Wednesday, November 25, 2009

Sexual Orientation... a Choice?

The human mind is a contradiction. It exists entirely on a confouding principle of self-contradiction, confusion, self-contradiction. Perhaps if everything fit together perfectly, it could not so exist.
Human society is a living contradiction. Everything about the human condition is a contradiction. Our mere existence is a contradiction.


It's hard to know exactly where to start. I'm feeling lots of things.
I guess, firstly, so as to avoid sounding ungrateful, I am very happy to be home again, and that Thanksgiving is tomorrow. I'm also very happy that I was able to see my friends and family tonight.


Some bizarre, seemingly meaningless incident transpired tonight, about which I decided to write--or rather, I was driven to write. Perhaps some will say I am "over-reacting," but I'd say not. The words that began to form at the back of my mind, on the roof of my mouth, at the tips of my fingers, on the whole ride home, seemed to convince me that my feelings were indeed sincere.
But, I guess sometimes I can be a bit of a drama queen. Who knows, really.

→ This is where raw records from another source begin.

__global__ __launch_bounds__(512, 1) void decoder_fwd8_kernel(DecParams P, PtBatch B) {
    extern __shared__ __attribute__((aligned(16))) float lds[];
    float *X = lds;
    float *PT = lds + TP * XS;
    float *LOG = PT + TP * 4;
    const int tid = threadIdx.x, lane = tid & 63, wave = tid >> 6;
    const int col = lane & 31;
    const int wave_u = __builtin_amdgcn_readfirstlane(wave);
    float *const xb0 = X + (4 * (lane >> 5)) * XS + 64 * wave + col;
    float *const xb1 = xb0 + 32 * XS;
#define XAT8(mt, nt, r) ((mt) ? xb1 : xb0)[(((r) & 3) + 8 * ((r) >> 2)) * XS + 32 * (nt)]
    typedef unsigned __attribute__((address_space(3))) lds_u32;
    lds_u32 *xw0 = (lds_u32 *)(reinterpret_cast<unsigned *>(X) + (4 * (lane >> 5)) * XS + 32 * wave + col);
    lds_u32 *xw1 = xw0 + 32 * XS;
#define XW8(mt, r, pl) ((mt) ? xw1 : xw0)[(((r) & 3) + 8 * ((r) >> 2)) * XS + 256 * (pl)]
#ifndef SURFD_DEC_XCD_STAGGER
#define SURFD_DEC_XCD_STAGGER 0
#endif
#if SURFD_DEC_XCD_STAGGER > 0
    for (int k_ = 0; k_ < (int)(blockIdx.x & 7) * SURFD_DEC_XCD_STAGGER; ++k_) __builtin_amdgcn_s_sleep(127);
#endif
#ifndef SURFD_DEC_CLOCK
#define SURFD_DEC_CLOCK 1
#endif
#if SURFD_DEC_CLOCK
    unsigned long long *const clk = reinterpret_cast<unsigned long long *>(P.sat + 2);
    unsigned long long *const clk0 = reinterpret_cast<unsigned long long *>(LOG + TP);
    if (blockIdx.x == 0 && tid == 0) {
        clk0[0] = (unsigned long long)__builtin_readcyclecounter();
        clk0[1] = (unsigned long long)__builtin_amdgcn_s_memrealtime();
    }
#endif
    int sat_flag = 0;
    auto store8 = [&](const f32x16 (&v)[2][2], const float (&sa)[2], const float (&sb)[2]) {
        float umax = 0.f;
#pragma unroll
        for (int mt = 0; mt < 2; ++mt)
#pragma unroll
            for (int r = 0; r < 16; ++r) {
                const float t0 = __builtin_fmaf(sa[0], v[mt][0][r], sb[0]);
                const float t1 = __builtin_fmaf(sa[1], v[mt][1][r], sb[1]);
                umax = __builtin_fmaxf(__builtin_fmaxf(umax, t0), t1);
                const float u0 = __builtin_amdgcn_fmed3f(t0, 0.f, 65504.f);
                const float u1 = __builtin_amdgcn_fmed3f(t1, 0.f, 65504.f);
                const f32x2 u = {u0, u1};
                const unsigned h = __builtin_bit_cast(unsigned, __builtin_convertvector(u, f16x2));
                XW8(mt, r, 0) = h;
                XW8(mt, r, 1) = split_low_pair(h, u0, u1);
            }
        sat_flag |= __any(umax > 65504.f);
    };
    auto zero8 = [](f32x16 (&a)[2][2]) {
#pragma unroll
        for (int mt = 0; mt < 2; ++mt)
#pragma unroll
            for (int nt = 0; nt < 2; ++nt)
#pragma unroll
                for (int r = 0; r < 16; ++r) a[mt][nt][r] = 0.f;
    };
    WStages8 ws;
    for (int bi = 0; bi < B.n; ++bi) {
    const PtIO &io = B.io[bi];
    const long npts = pt_count(io);
    const long ntiles = (npts + TP - 1) / TP;
    const float *tab_sample = P.tab + (size_t)B.sample[bi] * NCBN * 2 * H;
    const long tstep = io.shard_n > 1 ? io.shard_n : 1;
    for (long tile = blockIdx.x * tstep + (io.shard_n > 1 ? io.shard_i : 0); tile < ntiles; tile += gridDim.x * tstep) {
        const long e0 = tile * TP;
        const float *vecs_ = P.vecs, *tab_ = tab_sample;
        const _Float16 *whf = P.whf;
        unsigned cb = 64 * wave + col;
        asm volatile("" : "+s"(vecs_), "+s"(tab_), "+s"(whf), "+v"(cb), "+v"(xw0), "+v"(xw1));
        const gfloat *vecs = (const gfloat *)vecs_, *tab = (const gfloat *)tab_;
        const size_t woff_e = (size_t)(2 * wave_u) * KS_E * 2 * 512, woff = (size_t)(2 * wave_u) * KS_H * 2 * 512;
        __syncthreads();
        {
        int tid_fe = threadIdx.x;
        asm volatile("" : "+v"(tid_fe));
        const int tid = tid_fe;
        if (tid < TP) {
            const long e = e0 + tid;
            float x = 0.f, y = 0.f, z = 0.f;
            int vox = -1;
            if (e < npts) {
                if (io.mode == PT_XYZ) { x = io.xyz[e * 3 + 0]; y = io.xyz[e * 3 + 1]; z = io.xyz[e * 3 + 2]; vox = 0; }
                else if (io.mode == PT_EMB) vox = 0;
                else { vox = pt_voxel(io, e); voxel_xyz(io, vox, x, y, z); }
            }
            PT[tid * 4 + 0] = x; PT[tid * 4 + 1] = y; PT[tid * 4 + 2] = z;
            PT[tid * 4 + 3] = __int_as_float(vox);
        }
        __syncthreads();
        encode_tile_f16x2<8>(io, e0, npts, PT, X, tid, sat_flag);
        }
        gemm8_request<KS_E>(ws, whf + woff_e, lane);
        __syncthreads();
        f32x16 net[2][2], tmp[2][2];
        zero8(net);
        const float winv = vecs[VOFF_SC + 1];
        float nsa[2], nsb[2];
#pragma unroll
        for (int nt = 0; nt < 2; ++nt) {
            const unsigned c = cb + 32 * nt;
            const float a = tab[c];
            nsa[nt] = a * winv;
            nsb[nt] = __builtin_fmaf(a, vecs[voff_cb(0) + c], tab[H + c]);
        }
        gemm8<KS_E>(X, whf + woff_e, ws, net, lane);
        __syncthreads();
#pragma unroll 1
        for (int k = 0; k < NB; ++k) {
            const _Float16 *W0 = whf + (HF_FCP + (size_t)(2 * k) * HF_HH) + woff, *W1 = W0 + HF_HH;
            {
                float sa[2] = {nsa[0], nsa[1]}, sb[2] = {nsb[0], nsb[1]};
                store8(net, sa, sb);
            }
            gemm8_request<KS_H>(ws, W0, lane);
            __syncthreads();
            zero8(tmp);
            float sa1[2], sbb[2];
#pragma unroll
            for (int nt = 0; nt < 2; ++nt) {
                const unsigned c = cb + 32 * nt;
                const float a = tab[(2 * k + 1) * 2 * H + c];
                sa1[nt] = a * winv;
                sbb[nt] = __builtin_fmaf(a, vecs[H * (1 + 2 * k) + c], tab[(2 * k + 1) * 2 * H + H + c]);
            }
            gemm8<KS_H>(X, W0, ws, tmp, lane);
            __syncthreads();
            store8(tmp, sa1, sbb);
            gemm8_request<KS_H>(ws, W1, lane);
            __syncthreads();
#pragma unroll
            for (int nt = 0; nt < 2; ++nt) {
                const unsigned c = cb + 32 * nt;
                const float a = tab[(2 * k + 2) * 2 * H + c];
                nsa[nt] = a * winv;
                nsb[nt] = __builtin_fmaf(a, vecs[voff_cb(0) + H * (k + 1) + c], tab[(2 * k + 2) * 2 * H + H + c]);
            }
            gemm8<KS_H>(X, W1, ws, net, lane);
            __syncthreads();
        }
        {
#pragma unroll
            for (int nt = 0; nt < 2; ++nt) {
                const float wo = vecs[VOFF_WOUT + cb + 32 * nt];
#pragma unroll
                for (int mt = 0; mt < 2; ++mt)
#pragma unroll
                    for (int r = 0; r < 16; ++r) {
                        const float u = nsa[nt] * net[mt][nt][r] + nsb[nt];
                        XAT8(mt, nt, r) = fmaxf(u, 0.f) * wo;
                    }
            }
        }
        __syncthreads();
        {
            const float bo = vecs[VOFF_BOUT];
            for (int pp = 0; pp < TP / 8; ++pp) {
                const int p = wave * (TP / 8) + pp;
                float sacc = 0.f;
#pragma unroll
                for (int i = 0; i < H / 64; ++i) sacc += X[p * XS + lane + 64 * i];
#pragma unroll
                for (int off = 32; off > 0; off >>= 1) sacc += __shfl_xor(sacc, off);
                if (lane == 0) LOG[p] = sacc + bo;
            }
        }
        __syncthreads();
        if (tid < TP) {
            const long e = e0 + tid;
            const bool valid = e < npts;
            float udf = 0.f;
            int vox = 0;
            if (valid) {
                const float o = LOG[tid];
                const float y = 1.f / (1.f + expf(-o));
                udf = (1.f - y) * 0.1f;
                if (io.out_logit) io.out_logit[e] = o;
                if (io.out_udf) io.out_udf[e] = udf;
                if (io.grid_udf) {
                    vox = __float_as_int(PT[tid * 4 + 3]);
                    io.grid_udf[vox] = udf;
                }
            }
            if (io.grid_udf && io.grad_list) {
                const int slot = wave_append_slot(io.grad_count, valid && udf < io.grad_thr);
                if (slot >= 0) io.grad_list[slot] = vox;
            }
        }
    }
    }
    if (sat_flag && lane == 0) atomicAdd(P.sat, 1u);
#if SURFD_DEC_CLOCK
    if (blockIdx.x == 0 && tid == 0) {
        const unsigned long long c1 = (unsigned long long)__builtin_readcyclecounter(), r1 = (unsigned long long)__builtin_amdgcn_s_memrealtime();
        atomicAdd(clk + 2, c1 - clk0[0]);
        atomicAdd(clk + 3, r1 - clk0[1]);
    }
#endif
}
#undef XAT8
#undef XW8
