__device__ __forceinline__ void enqueue_paths(const PathtraceArgs& a, uint32_t region, uint32_t* wave_cnt, uint32_t* bcast,
                                              bool alive, int wave, uint32_t lane, uint32_t pixg, uint32_t rng, f3 o, f3 d, f3 acc) {
  const unsigned long long m = __ballot(alive);
  if (lane == 0) wave_cnt[wave] = static_cast<uint32_t>(__builtin_popcountll(m));
  __syncthreads();
  uint32_t before = 0, total = 0;
#pragma unroll
  for (int w = 0; w < kPtRows; w++) {
    const uint32_t c = wave_cnt[w];
    if (w < wave) before += c;
    total += c;
  }
  if (wave == 0 && lane == 0) *bcast = total ? atomicAdd(a.q_out_count + region, total) : 0u;
  __syncthreads();
// ... 15 lines not shown
  float dx[kPtThreads], dy[kPtThreads], dz[kPtThreads];
  float ar[kPtThreads], ag[kPtThreads], ab[kPtThreads];
};

__device__ __forceinline__ void add_block_rays(const PathtraceArgs& a, unsigned int rays, unsigned int* block_rays, int tid, uint32_t slot) {
  for (int off = 32; off > 0; off >>= 1) rays += __shfl_down(rays, off, 64);
  if ((tid & 63) == 0 && rays) atomicAdd(block_rays, rays);
  __syncthreads();
  const unsigned int sum = *block_rays;
  if (tid == 0 && sum) atomicAdd(a.raycount + (slot & (kRayCounters - 1u)), static_cast<unsigned long long>(sum));
}

constexpr int kPtWaves = 8;
template <int ROLE>
__device__ __forceinline__ uint32_t tile_gx(uint32_t role_gx) {
  if constexpr (ROLE != 0) return role_gx;
  else return gridDim.x;
}
template <int ROLE>
__device__ __forceinline__ uint32_t tile_lin(uint32_t role_lin) {
  if constexpr (ROLE != 0) return role_lin;
  else return blockIdx.y * gridDim.x + blockIdx.x;
}
template <int BVH, bool COMPACT, bool GB, bool DEMOD, int TEX, int SPEC = 0, int ROLE = 0>
__device__ __forceinline__ void pathtrace_tile(const PathtraceArgs& a, const TexView& tex, const uint32_t role_lin = 0, const uint32_t role_gx = 0,
                                               const uint32_t role_gy = 0) {
  extern __shared__ __attribute__((aligned(16))) uint32_t stack[];
  PathState& st = *reinterpret_cast<PathState*>(stack);
  float* const sum_r = reinterpret_cast<float*>(stack + a.multi_off);
  float* const sum_g = sum_r + kPtThreads;
  float* const sum_b = sum_g + kPtThreads;
  uint32_t* const rng_pix = reinterpret_cast<uint32_t*>(sum_b + kPtThreads);
  __shared__ uint32_t wave_cnt[kPtRows];
  __shared__ uint32_t q_base;
  __shared__ unsigned int block_rays;
  const int tid = threadIdx.y * kBlockX + threadIdx.x;
  const int wave = __builtin_amdgcn_readfirstlane(static_cast<int>(threadIdx.y));
  const uint32_t lane = threadIdx.x;
  if (tid == 0) block_rays = 0;
  const uint32_t tiles_y_ = GB ? a.tiles_y : (ROLE ? role_gy : gridDim.y);
  const uint32_t lin_ = tile_lin<ROLE>(role_lin), col_ = lin_ / tiles_y_;
  uint32_t bx_ = (col_ & 1u) ? (tile_gx<ROLE>(role_gx) - 1u) / 2u + (col_ + 1u) / 2u : (tile_gx<ROLE>(role_gx) - 1u) / 2u - col_ / 2u, by_ = lin_ % tiles_y_;
#if RTPT_TILE_TIMELINE
  if (g_tile_order_n == tile_gx<ROLE>(role_gx) * (ROLE ? role_gy : gridDim.y)) {
    const uint32_t t_ = g_tile_order[lin_];
    bx_ = t_ % tile_gx<ROLE>(role_gx);
    by_ = t_ / tile_gx<ROLE>(role_gx);
// ... 25 lines not shown
    }
    const int px0 = tile_x0 + static_cast<int>(pix0 & 63u), py0 = tile_y0 + static_cast<int>(pix0 >> 6);
    bool alive = (px0 < a.g.W) && (py0 < a.g.y1);
    if (alive) {
      float u1 = glsl_max(1e-38f, exact::rng_next(rng));
      float u2 = exact::rng_next(rng);
      float rad = exact::sqrt_(-2.0f * exact::log_(u1));
      float sn, cs;
      exact::sincos2pi(u2, sn, cs);
      float cx = fmaf_(a.jitter, rad * cs, static_cast<float>(px0) + 0.5f);
      float cy = fmaf_(a.jitter, rad * sn, static_cast<float>(py0) + 0.5f);
      float ux = RTPT_DIV_SH(fmaf_(2.0f, cx, -fw), fh);
      float uy = -RTPT_DIV_SH(fmaf_(2.0f, cy, -fh), fh);
      d = exact::normalize(f3{a.slope * ux, a.slope * uy, -1.0f});
      o = ld3(a.cam);
      acc = f3{1.f, 1.f, 1.f};
    }
    for (uint32_t seg = 0; seg < a.seg_end; seg++) {
      if (alive) {
        HitRec h{a.tmax, 0u, 0.f, 0.f, 1.f};
        if (!BVH && a.cull && seg == 0)
          closest_hit_brute_set(a.scene, cand, o, d, h);
        else
          closest_hit<BVH>(a.scene, o, d, h, stack, tid, kPtThreads, 1 + static_cast<int>(seg));
        const int x = tile_x0 + static_cast<int>(pix & 63u), y = tile_y0 + static_cast<int>(pix >> 6);
        if (y >= a.count_y0 && y < a.count_y1) rays++;
        const size_t gi = static_cast<size_t>(y - a.g.row_base) * a.g.W + x;
        if (seg == 0 && smp == 0 && a.hit_id) a.hit_id[gi] = h.id1;
        constexpr bool kShortDiv = (RTPT_TRACE_ITEMS & 8) && BVH == 0 && COMPACT && !DEMOD;
        const bool done = shade_segment<TEX, BVH, kShortDiv, SPEC>(a, h, seg, light_c, o, d, acc, rng, tex, (DEMOD && seg == 0) ? a.albedo + gi : nullptr);
        if (done) {
          alive = false;
          if (a.spp == 1) {
            if (GB)
              store_rgb(a.image + gi, acc);
            else
              a.image[gi] = make_float4(acc.x, acc.y, acc.z, a.depth[gi]);
          } else {
            sum_r[pix] += acc.x;
            sum_g[pix] += acc.y;
            sum_b[pix] += acc.z;
            rng_pix[pix] = rng;
          }
        }
      }
      if (seg + 1 >= a.seg_end) break;
      if (!COMPACT) {
// ... 33 lines not shown
    }
    if (a.seg_end < a.max_segments) {
      const uint32_t pixg = (static_cast<uint32_t>(tile_y0 + static_cast<int>(pix >> 6)) << 16) |
                            static_cast<uint32_t>(tile_x0 + static_cast<int>(pix & 63u));
      const uint32_t blk = tile_lin<ROLE>(role_lin);
      enqueue_paths(a, blk % kPathQueues, wave_cnt, &q_base, alive, wave, lane, pixg, rng, o, d, acc);
    }
  }
  __syncthreads();
  if (a.spp > 1) {
    const int x = tile_x0 + static_cast<int>(lane), y = tile_y0 + wave;
    if (x < a.g.W && y < a.g.y1) {
      const float ns = static_cast<float>(a.spp);
      const size_t gi = static_cast<size_t>(y - a.g.row_base) * a.g.W + x;
      if (GB)
        store_rgb(a.image + gi, f3{sum_r[tid] / ns, sum_g[tid] / ns, sum_b[tid] / ns});
      else
        a.image[gi] = make_float4(sum_r[tid] / ns, sum_g[tid] / ns, sum_b[tid] / ns, a.depth[gi]);
    }
  }
  add_block_rays(a, rays, &block_rays, tid, tile_lin<ROLE>(role_lin));
}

I don't recall exactly how the topic was brought up, but my friends and I were playing cards, and somehow the topic of sexual orientation briefly passed our lips. It was not supposed to be anything special.
I remember saying, with laughter,
"Well, if you had said sexual orientation wasn't a choice, maybe I would have--"
"--Wait, it's not a choice?"
I remember staring incredulously.
"No...?"

We talked.
I love all my friends, and as I've said earlier, I don't want to seem ungrateful or sour about their presence. In fact, I think your best friends SHOULD be inspiring deep thought and meditation.
but I guess I was just a bit peturbed. Especially that my closest friends held this belief.
I guess I thought they understood me more than anyone else.
They still do, obviously. It's just strange to hear such things from them. The same things I'd heard over at dear Wisconsin Lutheran, and Woodlawn Evangelical Lutheran School.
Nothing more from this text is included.